#### Given data
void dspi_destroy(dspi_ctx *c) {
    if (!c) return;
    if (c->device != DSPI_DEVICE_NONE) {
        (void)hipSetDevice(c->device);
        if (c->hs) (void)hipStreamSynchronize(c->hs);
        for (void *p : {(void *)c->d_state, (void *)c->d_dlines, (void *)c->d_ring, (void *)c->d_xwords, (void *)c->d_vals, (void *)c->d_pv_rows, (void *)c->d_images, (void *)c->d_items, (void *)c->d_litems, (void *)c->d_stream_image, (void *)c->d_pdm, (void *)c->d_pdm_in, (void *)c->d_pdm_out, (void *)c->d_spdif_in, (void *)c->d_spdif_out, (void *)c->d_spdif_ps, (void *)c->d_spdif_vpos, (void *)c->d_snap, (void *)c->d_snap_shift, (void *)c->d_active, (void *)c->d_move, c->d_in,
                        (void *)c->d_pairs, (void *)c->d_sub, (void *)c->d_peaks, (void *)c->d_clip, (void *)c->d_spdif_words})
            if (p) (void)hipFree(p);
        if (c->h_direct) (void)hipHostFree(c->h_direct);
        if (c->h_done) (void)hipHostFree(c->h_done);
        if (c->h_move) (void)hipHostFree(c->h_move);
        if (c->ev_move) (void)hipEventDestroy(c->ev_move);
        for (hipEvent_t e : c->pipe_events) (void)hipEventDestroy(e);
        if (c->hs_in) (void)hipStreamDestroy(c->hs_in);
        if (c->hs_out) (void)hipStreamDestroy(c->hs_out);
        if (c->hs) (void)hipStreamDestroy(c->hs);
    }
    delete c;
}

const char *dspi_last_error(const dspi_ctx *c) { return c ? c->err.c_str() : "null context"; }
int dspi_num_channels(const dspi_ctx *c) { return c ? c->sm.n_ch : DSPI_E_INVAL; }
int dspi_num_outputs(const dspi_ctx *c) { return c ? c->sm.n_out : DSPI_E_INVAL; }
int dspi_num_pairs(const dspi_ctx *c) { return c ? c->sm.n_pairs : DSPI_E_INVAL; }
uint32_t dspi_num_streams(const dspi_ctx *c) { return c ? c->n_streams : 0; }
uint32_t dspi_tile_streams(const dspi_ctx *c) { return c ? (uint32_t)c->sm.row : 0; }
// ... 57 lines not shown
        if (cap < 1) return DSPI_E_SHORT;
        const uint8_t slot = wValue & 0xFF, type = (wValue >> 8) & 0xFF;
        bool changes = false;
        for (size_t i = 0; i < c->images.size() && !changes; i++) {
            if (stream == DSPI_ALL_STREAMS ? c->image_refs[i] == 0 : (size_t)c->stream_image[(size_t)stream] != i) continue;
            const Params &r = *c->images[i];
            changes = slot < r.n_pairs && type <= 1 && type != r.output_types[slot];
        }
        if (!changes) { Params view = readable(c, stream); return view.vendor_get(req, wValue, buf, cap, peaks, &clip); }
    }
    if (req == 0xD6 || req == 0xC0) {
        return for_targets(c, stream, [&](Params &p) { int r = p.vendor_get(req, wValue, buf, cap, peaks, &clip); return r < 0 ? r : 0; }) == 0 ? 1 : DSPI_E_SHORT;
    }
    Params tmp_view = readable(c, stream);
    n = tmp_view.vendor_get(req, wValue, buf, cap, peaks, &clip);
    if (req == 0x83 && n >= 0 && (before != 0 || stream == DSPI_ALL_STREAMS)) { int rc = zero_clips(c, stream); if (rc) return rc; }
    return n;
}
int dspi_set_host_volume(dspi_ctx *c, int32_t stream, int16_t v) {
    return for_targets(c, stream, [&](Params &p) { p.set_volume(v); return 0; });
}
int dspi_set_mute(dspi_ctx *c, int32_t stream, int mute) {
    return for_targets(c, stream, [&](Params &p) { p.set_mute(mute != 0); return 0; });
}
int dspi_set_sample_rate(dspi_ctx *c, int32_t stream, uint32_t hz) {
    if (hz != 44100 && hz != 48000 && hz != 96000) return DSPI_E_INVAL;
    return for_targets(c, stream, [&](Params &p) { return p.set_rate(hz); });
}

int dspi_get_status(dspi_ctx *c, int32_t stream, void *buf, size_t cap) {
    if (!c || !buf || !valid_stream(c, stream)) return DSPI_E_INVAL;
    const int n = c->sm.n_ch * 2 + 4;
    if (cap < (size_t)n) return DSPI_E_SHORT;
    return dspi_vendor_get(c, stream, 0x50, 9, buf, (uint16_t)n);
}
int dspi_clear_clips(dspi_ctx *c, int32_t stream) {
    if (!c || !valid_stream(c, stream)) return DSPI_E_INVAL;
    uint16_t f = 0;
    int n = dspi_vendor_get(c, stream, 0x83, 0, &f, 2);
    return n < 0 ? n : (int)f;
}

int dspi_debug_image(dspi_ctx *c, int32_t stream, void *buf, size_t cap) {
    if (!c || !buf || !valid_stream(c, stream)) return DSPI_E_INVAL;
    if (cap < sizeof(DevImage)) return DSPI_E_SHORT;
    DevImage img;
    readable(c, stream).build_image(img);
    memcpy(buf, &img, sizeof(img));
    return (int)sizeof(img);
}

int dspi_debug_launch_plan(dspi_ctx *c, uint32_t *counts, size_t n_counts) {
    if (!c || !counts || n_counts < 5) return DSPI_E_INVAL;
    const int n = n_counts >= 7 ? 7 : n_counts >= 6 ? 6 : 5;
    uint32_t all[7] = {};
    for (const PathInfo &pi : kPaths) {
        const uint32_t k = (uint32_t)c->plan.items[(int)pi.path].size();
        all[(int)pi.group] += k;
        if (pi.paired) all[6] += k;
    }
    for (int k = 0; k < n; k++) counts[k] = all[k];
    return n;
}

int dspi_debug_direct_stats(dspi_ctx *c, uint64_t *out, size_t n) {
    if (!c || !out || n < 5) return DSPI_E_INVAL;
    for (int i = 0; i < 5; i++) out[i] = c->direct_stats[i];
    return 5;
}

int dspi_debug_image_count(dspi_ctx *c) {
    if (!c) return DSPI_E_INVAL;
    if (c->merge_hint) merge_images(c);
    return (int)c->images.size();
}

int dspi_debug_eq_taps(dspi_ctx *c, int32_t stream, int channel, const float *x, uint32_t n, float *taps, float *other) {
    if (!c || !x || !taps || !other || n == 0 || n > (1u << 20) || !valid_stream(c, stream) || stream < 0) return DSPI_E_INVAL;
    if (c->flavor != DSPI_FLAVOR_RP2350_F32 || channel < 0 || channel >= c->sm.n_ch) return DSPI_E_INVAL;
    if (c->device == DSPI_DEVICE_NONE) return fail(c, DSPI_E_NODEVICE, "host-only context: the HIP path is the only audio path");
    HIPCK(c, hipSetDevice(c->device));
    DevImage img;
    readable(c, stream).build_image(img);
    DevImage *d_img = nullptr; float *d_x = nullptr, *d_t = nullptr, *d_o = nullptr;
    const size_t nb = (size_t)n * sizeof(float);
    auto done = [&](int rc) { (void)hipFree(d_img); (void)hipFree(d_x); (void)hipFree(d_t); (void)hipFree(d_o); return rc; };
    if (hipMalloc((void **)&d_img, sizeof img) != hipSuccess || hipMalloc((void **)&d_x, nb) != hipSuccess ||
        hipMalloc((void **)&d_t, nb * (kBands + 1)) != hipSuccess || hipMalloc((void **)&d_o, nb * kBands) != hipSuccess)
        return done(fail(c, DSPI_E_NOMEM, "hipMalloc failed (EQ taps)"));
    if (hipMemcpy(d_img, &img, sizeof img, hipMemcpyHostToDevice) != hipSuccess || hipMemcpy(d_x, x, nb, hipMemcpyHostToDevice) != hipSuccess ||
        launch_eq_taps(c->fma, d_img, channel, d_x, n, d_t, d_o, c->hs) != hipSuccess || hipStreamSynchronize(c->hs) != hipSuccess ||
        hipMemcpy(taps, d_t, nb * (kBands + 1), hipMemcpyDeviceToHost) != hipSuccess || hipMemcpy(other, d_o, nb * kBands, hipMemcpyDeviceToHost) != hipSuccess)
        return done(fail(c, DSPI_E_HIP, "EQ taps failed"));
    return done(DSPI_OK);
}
########
The task:
What is needed is every line from the data above that includes the string "hipStreamDestroy", copied out.

Solution for this problem:
        if (c->hs_in) (void)hipStreamDestroy(c->hs_in);
        if (c->hs_out) (void)hipStreamDestroy(c->hs_out);
        if (c->hs) (void)hipStreamDestroy(c->hs);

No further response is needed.